Extracted data below:
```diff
         const int cur_ = bufc * BUFSZ, nxt_ = ((bufc + 1) & 3) * BUFSZ, dbuf_ = (bufc + 3) & 3;                      \
         _Pragma("unroll") for (int pp_ = 0; pp_ < NPH; ++pp_) {                                                      \
             D8_PHASE((pp_ + 1 < NPH ? cur_ : nxt_), (pp_ + 1) % NPH, ACUR, ANEW, pp_, dbuf_)                         \
@@ -528,24 +599,25 @@
     for (int tile = blockIdx.x; tile < ntiles; tile += gridDim.x) {
         D8_SETUP_W(wbn, tW + (int)gridDim.x)
         D8_SETUP_A(abn, tA + (int)gridDim.x)
+        int tm = 0, tn = 0;
+        D8Tail<RB> tl;
+        if constexpr (STG) {
+            tile_of_index(p, tile, ntiles, tm, tn);
+            d8_tail_setup<BN, EPI, RB>(p, tm * BM + wrb * 16, tn * BN, lane, tl);
+        }
         for (int kt = 0; kt < nk; kt += 3) {
-            if (d8_rlds<BN, EPI>() && kt + 3 >= nk) {
-                int tm_, tn_;
-                tile_of_index(p, tile, ntiles, tm_, tn_);
-                d8_issue_rows(p, tm_ * BM + wrb * 16, tn_ * BN, lane, smem + SCR + 8 * 4096 + wave * 4096);
-            }
-            D8_KTILE(a0, a2)
-            D8_KTILE(a1, a0)
-            D8_KTILE(a2, a1)
-        }
-        int tm, tn;
-        tile_of_index(p, tile, ntiles, tm, tn);
+            const bool tail_ = kt + 3 >= nk;
+            D8_KTILE(a0, a2, 0)
+            D8_KTILE(a1, a0, 1)
+            D8_KTILE(a2, a1, 2)
+        }
+        if constexpr (!STG) tile_of_index(p, tile, ntiles, tm, tn);
 #ifdef ORV_D8_ABL_NOEPI
         _Pragma("unroll") for (int a_ = 0; a_ < RB; ++a_)
             _Pragma("unroll") for (int b_ = 0; b_ < NCB; ++b_) asm volatile("" :: "v"(acc[a_][b_]));
 #else
         if ((EPI == 0 || EPI == 1) && p.c_packed) d8_epilogue_packed<BN, EPI, RB>(p, acc, tm * BM + wrb * 16, tn * BN, lane);
-        else d8_epilogue<BN, EPI, RB>(p, acc, tm * BM + wrb * 16, tn * BN, lane, smem + SCR + wave * 4096, smem + SCR + 8 * 4096 + wave * 4096);
+        else d8_epilogue<BN, EPI, RB>(p, acc, tm * BM + wrb * 16, tn * BN, lane, smem + SCR + wave * 4096, smem + SCR + 8 * 4096 + wave * D8_VEC, &tl);
         if constexpr (BN == 256 && (EPI == 2 || EPI == 3)) {
             D8_FENCE()
             _Pragma("unroll") for (int s_ = 0; s_ < 2 * CBP; ++s_) { D8_READ1(s_ % CBP, s_ / CBP, bufc * BUFSZ, 0) }
@@ -575,7 +647,7 @@
 
 template <int BN, int EPI, int BM>
 int launch_d8_one(const GemmArgs& a, hipStream_t st) {
-    constexpr int smem = 4 * BN * 128 + 8 * 4096 + (d8_rlds<BN, EPI>() ? 8 * 4096 : 0);
+    constexpr int smem = 4 * BN * 128 + 8 * 4096 + (d8_staged<BN, EPI>() ? 8 * D8_VEC : 0);
     void (*kern)(const GemmArgs);
     if constexpr (BM == 256) kern = gemm_d8_kernel<BN, EPI>;
     else kern = gemm_d8r192_kernel<BN, EPI>;
@@ -607,6 +679,10 @@
         const long last = a.c_rows > 0 ? (long)((a.M - 1) / a.c_rows) * a.c_bstride + a.c_off + a.c_rows - 1 : (long)a.M - 1;
         if (last >= (1L << 31) || (epi == 2 && a.gate && a.seq <= 0)) {
             orv_set_error("orv_gemm_bf16: the row-operand epilogues need output rows below 2^31 and seq > 0 (last row %ld, seq=%d)", last, a.seq);
+            return ORV_EINVAL;
+        }
+        if (epi == 2 && a.gate && ((uintptr_t)a.gate % 16 != 0 || a.gate_b % 4 != 0 || a.gate_g % 4 != 0)) {
+            orv_set_error("orv_gemm_bf16: the gated epilogue needs 16-byte aligned gate rows (gate_b=%ld gate_g=%ld)", a.gate_b, a.gate_g);
             return ORV_EINVAL;
         }
     }
```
End of Extracted data.
→ **Task requirements**: Retype the records that precede this task, keeping them exactly the same.

→ **Response to the task**:
```diff
         const int cur_ = bufc * BUFSZ, nxt_ = ((bufc + 1) & 3) * BUFSZ, dbuf_ = (bufc + 3) & 3;                      \
         _Pragma("unroll") for (int pp_ = 0; pp_ < NPH; ++pp_) {                                                      \
             D8_PHASE((pp_ + 1 < NPH ? cur_ : nxt_), (pp_ + 1) % NPH, ACUR, ANEW, pp_, dbuf_)                         \
@@ -528,24 +599,25 @@
     for (int tile = blockIdx.x; tile < ntiles; tile += gridDim.x) {
         D8_SETUP_W(wbn, tW + (int)gridDim.x)
         D8_SETUP_A(abn, tA + (int)gridDim.x)
+        int tm = 0, tn = 0;
+        D8Tail<RB> tl;
+        if constexpr (STG) {
+            tile_of_index(p, tile, ntiles, tm, tn);
+            d8_tail_setup<BN, EPI, RB>(p, tm * BM + wrb * 16, tn * BN, lane, tl);
+        }
         for (int kt = 0; kt < nk; kt += 3) {
-            if (d8_rlds<BN, EPI>() && kt + 3 >= nk) {
-                int tm_, tn_;
-                tile_of_index(p, tile, ntiles, tm_, tn_);
-                d8_issue_rows(p, tm_ * BM + wrb * 16, tn_ * BN, lane, smem + SCR + 8 * 4096 + wave * 4096);
-            }
-            D8_KTILE(a0, a2)
-            D8_KTILE(a1, a0)
-            D8_KTILE(a2, a1)
-        }
-        int tm, tn;
-        tile_of_index(p, tile, ntiles, tm, tn);
+            const bool tail_ = kt + 3 >= nk;
+            D8_KTILE(a0, a2, 0)
+            D8_KTILE(a1, a0, 1)
+            D8_KTILE(a2, a1, 2)
+        }
+        if constexpr (!STG) tile_of_index(p, tile, ntiles, tm, tn);
 #ifdef ORV_D8_ABL_NOEPI
         _Pragma("unroll") for (int a_ = 0; a_ < RB; ++a_)
             _Pragma("unroll") for (int b_ = 0; b_ < NCB; ++b_) asm volatile("" :: "v"(acc[a_][b_]));
 #else
         if ((EPI == 0 || EPI == 1) && p.c_packed) d8_epilogue_packed<BN, EPI, RB>(p, acc, tm * BM + wrb * 16, tn * BN, lane);
-        else d8_epilogue<BN, EPI, RB>(p, acc, tm * BM + wrb * 16, tn * BN, lane, smem + SCR + wave * 4096, smem + SCR + 8 * 4096 + wave * 4096);
+        else d8_epilogue<BN, EPI, RB>(p, acc, tm * BM + wrb * 16, tn * BN, lane, smem + SCR + wave * 4096, smem + SCR + 8 * 4096 + wave * D8_VEC, &tl);
         if constexpr (BN == 256 && (EPI == 2 || EPI == 3)) {
             D8_FENCE()
             _Pragma("unroll") for (int s_ = 0; s_ < 2 * CBP; ++s_) { D8_READ1(s_ % CBP, s_ / CBP, bufc * BUFSZ, 0) }
@@ -575,7 +647,7 @@
 
 template <int BN, int EPI, int BM>
 int launch_d8_one(const GemmArgs& a, hipStream_t st) {
-    constexpr int smem = 4 * BN * 128 + 8 * 4096 + (d8_rlds<BN, EPI>() ? 8 * 4096 : 0);
+    constexpr int smem = 4 * BN * 128 + 8 * 4096 + (d8_staged<BN, EPI>() ? 8 * D8_VEC : 0);
     void (*kern)(const GemmArgs);
     if constexpr (BM == 256) kern = gemm_d8_kernel<BN, EPI>;
     else kern = gemm_d8r192_kernel<BN, EPI>;
@@ -607,6 +679,10 @@
         const long last = a.c_rows > 0 ? (long)((a.M - 1) / a.c_rows) * a.c_bstride + a.c_off + a.c_rows - 1 : (long)a.M - 1;
         if (last >= (1L << 31) || (epi == 2 && a.gate && a.seq <= 0)) {
             orv_set_error("orv_gemm_bf16: the row-operand epilogues need output rows below 2^31 and seq > 0 (last row %ld, seq=%d)", last, a.seq);
+            return ORV_EINVAL;
+        }
+        if (epi == 2 && a.gate && ((uintptr_t)a.gate % 16 != 0 || a.gate_b % 4 != 0 || a.gate_g % 4 != 0)) {
+            orv_set_error("orv_gemm_bf16: the gated epilogue needs 16-byte aligned gate rows (gate_b=%ld gate_g=%ld)", a.gate_b, a.gate_g);
             return ORV_EINVAL;
         }
     }
```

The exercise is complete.